[Dataset entries]
---

constexpr int w1_waves(int NI, bool EXP) { return NI == 2 && EXP ? 2 : 1; }
template <int DS, int NI = 4, bool EXP = true, int FAM = kFamRBF, class... PW>
__global__ __launch_bounds__(256)
__attribute__((amdgpu_waves_per_eu(w1_waves(NI, EXP), w1_waves(NI, EXP)))) void phi_w1_kernel(
    const float* A, int64_t a_npad, const _Float16* Yx, int64_t ldy,
    int64_t K, int64_t kchunk, const dsvgd_select_state* __restrict__ st, float* __restrict__ C,
    int64_t ldc, float* __restrict__ rowsum, int64_t m, int64_t row0, int sym,
    const float* __restrict__ colinv, int slice0, const float* __restrict__ gate, int gate_on,
    int ks_begin = 0, int ks_wrap = 0, int tcol0 = 0, int t_per = 0, int t_first = 0,
    int t_nblk = 1, int64_t t_ostride = 0, PW... pw_) {
  static_assert(sizeof...(PW) == (FAM == kFamIMQ ? 1 : 0), "pw: the IMQ instantiations only");
  [[maybe_unused]] const float pw = (0.f + ... + pw_);
  static_assert(NI == 4 || NI == 2, "NI: 4 or 2 column tiles per wave");
  static_assert(EXP || DS == 0, "the identity form is DS 0 only");
  const bool want_rs = EXP || rowsum != nullptr;
  if (gate && ((*gate != 0.f) != (gate_on != 0))) return;
  using F = FmtH2;
  constexpr int BC = 4 * 32 * NI;
  using V8 = F::V8;
  constexpr int P = PhiW1::P;
  constexpr bool TRK = DS == 1 || DS == 3 || DS == 4;
  __shared__ __attribute__((aligned(16))) char smem[PhiW1::kSmemBytes + (TRK ? 4 * PhiW1::kScrBytes : 0)];
  const int t = threadIdx.x, lane = t & 63, r = lane & 31, h = lane >> 5;
  const int w = __builtin_amdgcn_readfirstlane(t >> 6);
  const int64_t lin = (int64_t)blockIdx.z * gridDim.y + blockIdx.y;
  const bool xm = ((DS == 4 || DS == 0) && t_per == 1) || (DS == 3 && t_per > 0 && tcol0 == 1);
  const int64_t lid = lin * gridDim.x + blockIdx.x;
  const int64_t xu = (lid >> 3) * (8 / gridDim.z) + (lid & 7) / gridDim.z;
  const int64_t cbx = xm ? xu % gridDim.x : blockIdx.x;
  const int64_t by = xm ? xu / gridDim.x
                   : DS == 2 ? lin / gridDim.z
                   : DS == 1 ? (int64_t)gridDim.y - 1 - lin / gridDim.z : blockIdx.y;
  const int64_t bz = xm ? (lid & 7) % gridDim.z
                   : (DS == 1 || DS == 2) ? lin % gridDim.z : blockIdx.z;
  const bool tb = DS == 3 && t_per > 0;
  const int64_t tpart = tb ? by / t_per : 0;
  const int64_t byl = tb ? by % t_per : by;
  const int64_t i0 = byl * PhiW1::BM;
  const int64_t c0 = cbx * BC + w * 32 * NI;
  const int64_t kb0 = bz * kchunk, kend = min(K, kb0 + kchunk);
  int ks0 = (int)(kb0 / PhiW1::BJ) + (DS == 0 ? ks_begin : 0);
  int nsteps = kend > kb0 ? (int)((kend - kb0) / PhiW1::BJ) : 0;
  const int Z = (int)gridDim.z;
  const int kdir = DS == 2 ? -Z : DS == 1 ? Z : 1;
  auto wrapk = [&](int ks) { return (DS == 0 && ks_wrap > 0 && ks >= ks_wrap) ? ks - ks_wrap : ks; };
  const int kyoff = DS == 3 ? ks_begin : 0;
  if (DS == 2) {
    const int T = (int)((K - i0) / PhiW1::BJ);
    ks0 = (int)(K / PhiW1::BJ) - 1 - (int)bz;
    nsteps = T > bz ? (T - (int)bz + Z - 1) / Z : 0;
  } else if (DS == 1) {
    const int T = (int)(i0 / PhiW1::BJ);
    ks0 = (int)bz;
    nsteps = T > bz ? (T - (int)bz + Z - 1) / Z : 0;
  }
  const int ksp = DS == 4 ? (int)min(max(kb0, i0), kend) / PhiW1::BJ : 0;
  if (tb) {
    const int64_t at = ((int64_t)bz * (gridDim.y / t_per) + tpart) * t_ostride;
    C += at;
    rowsum += at;
  } else {
    C += (int64_t)(slice0 + bz) * m * ldc;
    rowsum += (int64_t)(slice0 + bz) * roundup128(m);
  }
  const float scale = !EXP ? 0.f : FAM == kFamIMQ ? st->inv_h : -st->inv_h * kLog2e;

  const __amdgpu_buffer_rsrc_t rD = __builtin_amdgcn_make_buffer_rsrc(
      (void*)(A + (i0 >> 7) * (a_npad >> 4) * kPanelElems), (short)0, 0x7fffffff, 0x00020000);
  const __amdgpu_buffer_rsrc_t rB =
      __builtin_amdgcn_make_buffer_rsrc((void*)(Yx + c0 * 16), (short)0, 0x7fffffff, 0x00020000);
  const int pstride = (int)(ldy * 32);
  const int vB = x3_off(r, h);
  const int vD = t * 32;
  const int srow = t >> 1, shalf = t & 1;
  const int aoff = x3_off(srow, shalf);
  auto diag0 = [&](int kfirst) {
    int64_t dg = row0 + i0 + srow - 8 * shalf - (int64_t)kfirst * PhiW1::BJ;
    if (DS == 0 && ks_wrap > 0 && row0 + i0 + srow < (int64_t)ks_begin * PhiW1::BJ)
      dg += (int64_t)ks_wrap * PhiW1::BJ;
    return (int)max(min(dg, (int64_t)(1 << 30)), (int64_t)-(1 << 30));
  };

  f32x16 acc[4][NI];
#pragma unroll
  for (int mi = 0; mi < 4; ++mi)
#pragma unroll
    for (int ni = 0; ni < NI; ++ni)
#pragma unroll
      for (int q = 0; q < 16; ++q) acc[mi][ni][q] = 0.f;
  float rs = 0.f;

  const int symI = tb ? (int)(((t_first + tpart) % t_nblk) * t_per + byl)
                   : DS == 3 ? tcol0 + (int)by : (sym || DS == 4) ? (int)(i0 >> 7) : -1;
  const int64_t pcols = a_npad >> 4;
  const int vP = (t >> 5) * kPanelElems * 4 + (t & 31) * 32;
  float* const scr = reinterpret_cast<float*>(smem + PhiW1::kSmemBytes + w * PhiW1::kScrBytes);
  const int sw_off = ((lane & 31) >> 1) * PhiW1::kScrLd + 16 * (lane >> 5) + 8 * (lane & 1);
  const int sr_off = 8 * shalf * PhiW1::kScrLd + (lane >> 1);

  auto phase = [&](auto TR_, const int ks0, const int nsteps, const int qd0) {
    constexpr bool TR = decltype(TR_)::value;
    if (nsteps <= 0) return;
    V8 b[NI][P];
    f32x4 dr[4][2];
    f32x4 tr[2];
    const int last = nsteps - 1;
    auto loadB = [&](int ni, int k) {
      const int soff = (wrapk(ks0 + kdir * min(k, last)) + kyoff) * P * pstride;
#pragma unroll
      for (int p = 0; p < P; ++p)
        b[ni][p] = __builtin_bit_cast(V8, w1_load(rB, vB + ni * 1024, soff + p * pstride));
    };
    auto loadD = [&](f32x4 (&d)[2], int k) {
      const int kc = min(k, last);
      const int64_t j0 = (int64_t)wrapk(ks0 + kdir * kc) * PhiW1::BJ;
      if constexpr (TR) {
        const float* src = A + (((j0 >> 7) * pcols + symI * 8) * kPanelElems + (j0 & 127) * 16);
        const __amdgpu_buffer_rsrc_t rT =
            __builtin_amdgcn_make_buffer_rsrc((void*)src, (short)0, 0x7fffffff, 0x00020000);
        d[0] = w1_load_nt(rT, vP, 0);
        d[1] = w1_load_nt(rT, vP + 16, 0);
      } else {
        const int soff = (int)(j0 >> 4) * kPanelElems * 4;
        d[0] = w1_load_nt(rD, vD, soff);
        d[1] = w1_load_nt(rD, vD + 16, soff);
      }
    };
    auto transpose = [&](const f32x4 (&d)[2], f32x4 (&o)[2]) {
      *reinterpret_cast<f32x4*>(scr + sw_off) = d[0];
      *reinterpret_cast<f32x4*>(scr + sw_off + 4) = d[1];
#pragma unroll
      for (int q = 0; q < 8; ++q) o[q >> 2][q & 3] = scr[sr_off + q * PhiW1::kScrLd];
    };
    auto stage = [&](char* st_, const f32x4 (&d)[2], int k) {
      const int qd = max(min(qd0 - kdir * k * PhiW1::BJ, 8), -1);
      float e[8];
#pragma unroll
      for (int q = 0; q < 8; ++q) {
        const float v = q < 4 ? d[0][q] : d[1][q - 4];
        const float x = !EXP ? v * F::kAScale
                        : FAM == kFamIMQ ? imq_pow(v, scale, pw, F::kAScaleLog2)
                                         : __builtin_amdgcn_exp2f(fmaf(v, scale, F::kAScaleLog2));
        e[q] = (EXP && !TR && qd == q) ? 0.f : x;
      }
      const float s = ((e[0] + e[1]) + (e[2] + e[3])) + ((e[4] + e[5]) + (e[6] + e[7]));
      rs += k <= last ? s : 0.f;
      V8 p0, p1;
#pragma unroll
      for (int q = 0; q < 8; ++q) {
        const _Float16 a0 = (_Float16)e[q];
        p0[q] = a0;
        p1[q] = (_Float16)(e[q] - (float)a0);
      }
      *reinterpret_cast<V8*>(st_ + aoff) = p0;
      *reinterpret_cast<V8*>(st_ + PhiW1::BM * 32 + aoff) = p1;
    };
    auto barrier = []() { asm volatile("s_waitcnt lgkmcnt(0)\n\ts_barrier" ::: "memory"); };
    auto step = [&](int k, const char* cur, char* nxt, const f32x4 (&ds_)[2], f32x4 (&dl)[2],
                    const f32x4 (&dt)[2]) {
      V8 a[4][P];
#pragma unroll
      for (int mi = 0; mi < 4; ++mi)
#pragma unroll
        for (int p = 0; p < P; ++p)
          a[mi][p] = *reinterpret_cast<const V8*>(cur + p * PhiW1::BM * 32 + x3_off(mi * 32 + r, h));
      if constexpr (TR)
        stage(nxt, tr, k + 1);
      else
        stage(nxt, ds_, k + 1);
#pragma unroll
      for (int ni = 0; ni < NI; ++ni) {
#pragma unroll
        for (int mi = 0; mi < 4; ++mi) acc[mi][ni] = mfma_fmt<F>(a[mi][1], b[ni][0], acc[mi][ni]);
#pragma unroll
        for (int mi = 0; mi < 4; ++mi) acc[mi][ni] = mfma_fmt<F>(a[mi][0], b[ni][1], acc[mi][ni]);
#pragma unroll
        for (int mi = 0; mi < 4; ++mi) acc[mi][ni] = mfma_fmt<F>(a[mi][0], b[ni][0], acc[mi][ni]);
        loadB(ni, k + 1);
      }
      if constexpr (TR) transpose(dt, tr);
      __builtin_amdgcn_sched_group_barrier(0x100, 8, 0);
#pragma unroll
      for (int i = 0; i < 4 * NI; ++i) {
        __builtin_amdgcn_sched_group_barrier(0x008, 1, 0);
        __builtin_amdgcn_sched_group_barrier(0x002, kW1Sgb, 0);
      }
      __builtin_amdgcn_sched_group_barrier(0x200, 2, 0);
#pragma unroll
      for (int i = 0; i < 8 * NI; ++i) {
        __builtin_amdgcn_sched_group_barrier(0x008, 1, 0);
        if (TR && i == 1) __builtin_amdgcn_sched_group_barrier(0x200, 2, 0);
        if (TR && i >= 2 && i < 10) __builtin_amdgcn_sched_group_barrier(0x100, 1, 0);
        if (i % 4 == 3) __builtin_amdgcn_sched_group_barrier(0x020, 1, 0);
      }
      loadD(dl, k + 3);
    };
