__global__ void __launch_bounds__(256) pyramid_nearest_kernel(PyrArgs a) {
    const int b = a.first + blockIdx.y;
    if (a.active && !a.active[b]) return;
    int q = blockIdx.x * blockDim.x + threadIdx.x;
    if (q >= a.sub_total) return;
    int l = a.l0;
    while (l < a.g.L - 1 && q >= a.g.P[l]) { q -= a.g.P[l]; ++l; }
    const int w = a.g.w[l], W0 = a.g.w[0], H0 = a.g.h[0];
    const int y = q / w, x = q - y * w;
    const int sy = min(y << l, H0 - 1), sx = min(x << l, W0 - 1);
    const long long src = lvl_at(a.g, 0, b) + (long long)sy * W0 + sx;
    const long long dst = lvl_at(a.g, l, b) + q;
    a.gray[dst] = a.gray[src];
    if (a.depth) { uint16_t d = a.depth[src]; a.depth[dst] = d == 0 ? (uint16_t)1 : d; }
}

__global__ void __launch_bounds__(256) pyramid_level1_vec4_kernel(PyrArgs a) {
    const int b = a.first + blockIdx.y;
    if (a.active && !a.active[b]) return;
    const int w1 = a.g.w[1], W0 = a.g.w[0], H0 = a.g.h[0];
    const int q4 = blockIdx.x * blockDim.x + threadIdx.x;
    if (q4 * 4 >= a.g.P[1]) return;
    const int y = (q4 * 4) / w1, x = q4 * 4 - y * w1;
    const int sy = min(2 * y, H0 - 1);
    const long long src = lvl_at(a.g, 0, b) + (long long)sy * W0 + 2 * x;
    const long long dst = lvl_at(a.g, 1, b) + (long long)q4 * 4;
    const uint2 gv = *reinterpret_cast<const uint2*>(a.gray + src);
    const uint32_t gout = (gv.x & 0xFFu) | ((gv.x >> 8) & 0xFF00u) | ((gv.y & 0xFFu) << 16) | ((gv.y << 8) & 0xFF000000u);
    *reinterpret_cast<uint32_t*>(a.gray + dst) = gout;
    if (a.depth) {
        const uint4 dv = *reinterpret_cast<const uint4*>(a.depth + src);
        uint32_t d0 = dv.x & 0xFFFFu, d1 = dv.y & 0xFFFFu, d2 = dv.z & 0xFFFFu, d3 = dv.w & 0xFFFFu;
        d0 = d0 ? d0 : 1u; d1 = d1 ? d1 : 1u; d2 = d2 ? d2 : 1u; d3 = d3 ? d3 : 1u;
        *reinterpret_cast<uint2*>(a.depth + dst) = make_uint2(d0 | (d1 << 16), d2 | (d3 << 16));
    }
}

__global__ void __launch_bounds__(256) pyramid_level1_vec8_kernel(PyrArgs a) {
    const int b = a.first + blockIdx.y;
    if (a.active && !a.active[b]) return;
    const int w1 = a.g.w[1], W0 = a.g.w[0], H0 = a.g.h[0];
    const int q8 = blockIdx.x * blockDim.x + threadIdx.x;
    if (q8 * 8 >= a.g.P[1]) return;
    const int y = (q8 * 8) / w1, x = q8 * 8 - y * w1;
    const int sy = min(2 * y, H0 - 1);
    const long long src = lvl_at(a.g, 0, b) + (long long)sy * W0 + 2 * x;
    const long long dst = lvl_at(a.g, 1, b) + (long long)q8 * 8;
    const uint4 gv = *reinterpret_cast<const uint4*>(a.gray + src);
    uint4 d0, d1;
    if (a.depth) { d0 = *reinterpret_cast<const uint4*>(a.depth + src); d1 = *reinterpret_cast<const uint4*>(a.depth + src + 8); }
    auto even_bytes = [](uint32_t lo, uint32_t hi) { return __byte_perm(lo, hi, 0x6420); };
    *reinterpret_cast<uint2*>(a.gray + dst) = make_uint2(even_bytes(gv.x, gv.y), even_bytes(gv.z, gv.w));
    if (a.depth) {
        auto fix = [](uint32_t v) { v &= 0xFFFFu; return v ? v : 1u; };
        *reinterpret_cast<uint4*>(a.depth + dst) = make_uint4(fix(d0.x) | (fix(d0.y) << 16), fix(d0.z) | (fix(d0.w) << 16),
                                                              fix(d1.x) | (fix(d1.y) << 16), fix(d1.z) | (fix(d1.w) << 16));
    }
}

---

Above are the records; repeat exactly the lines from the one holding "float* const scr" down to the one holding "const int sr_off", end lines included.

  float* const scr = reinterpret_cast<float*>(smem + PhiW1::kSmemBytes + w * PhiW1::kScrBytes);
  const int sw_off = ((lane & 31) >> 1) * PhiW1::kScrLd + 16 * (lane >> 5) + 8 * (lane & 1);
  const int sr_off = 8 * shalf * PhiW1::kScrLd + (lane >> 1);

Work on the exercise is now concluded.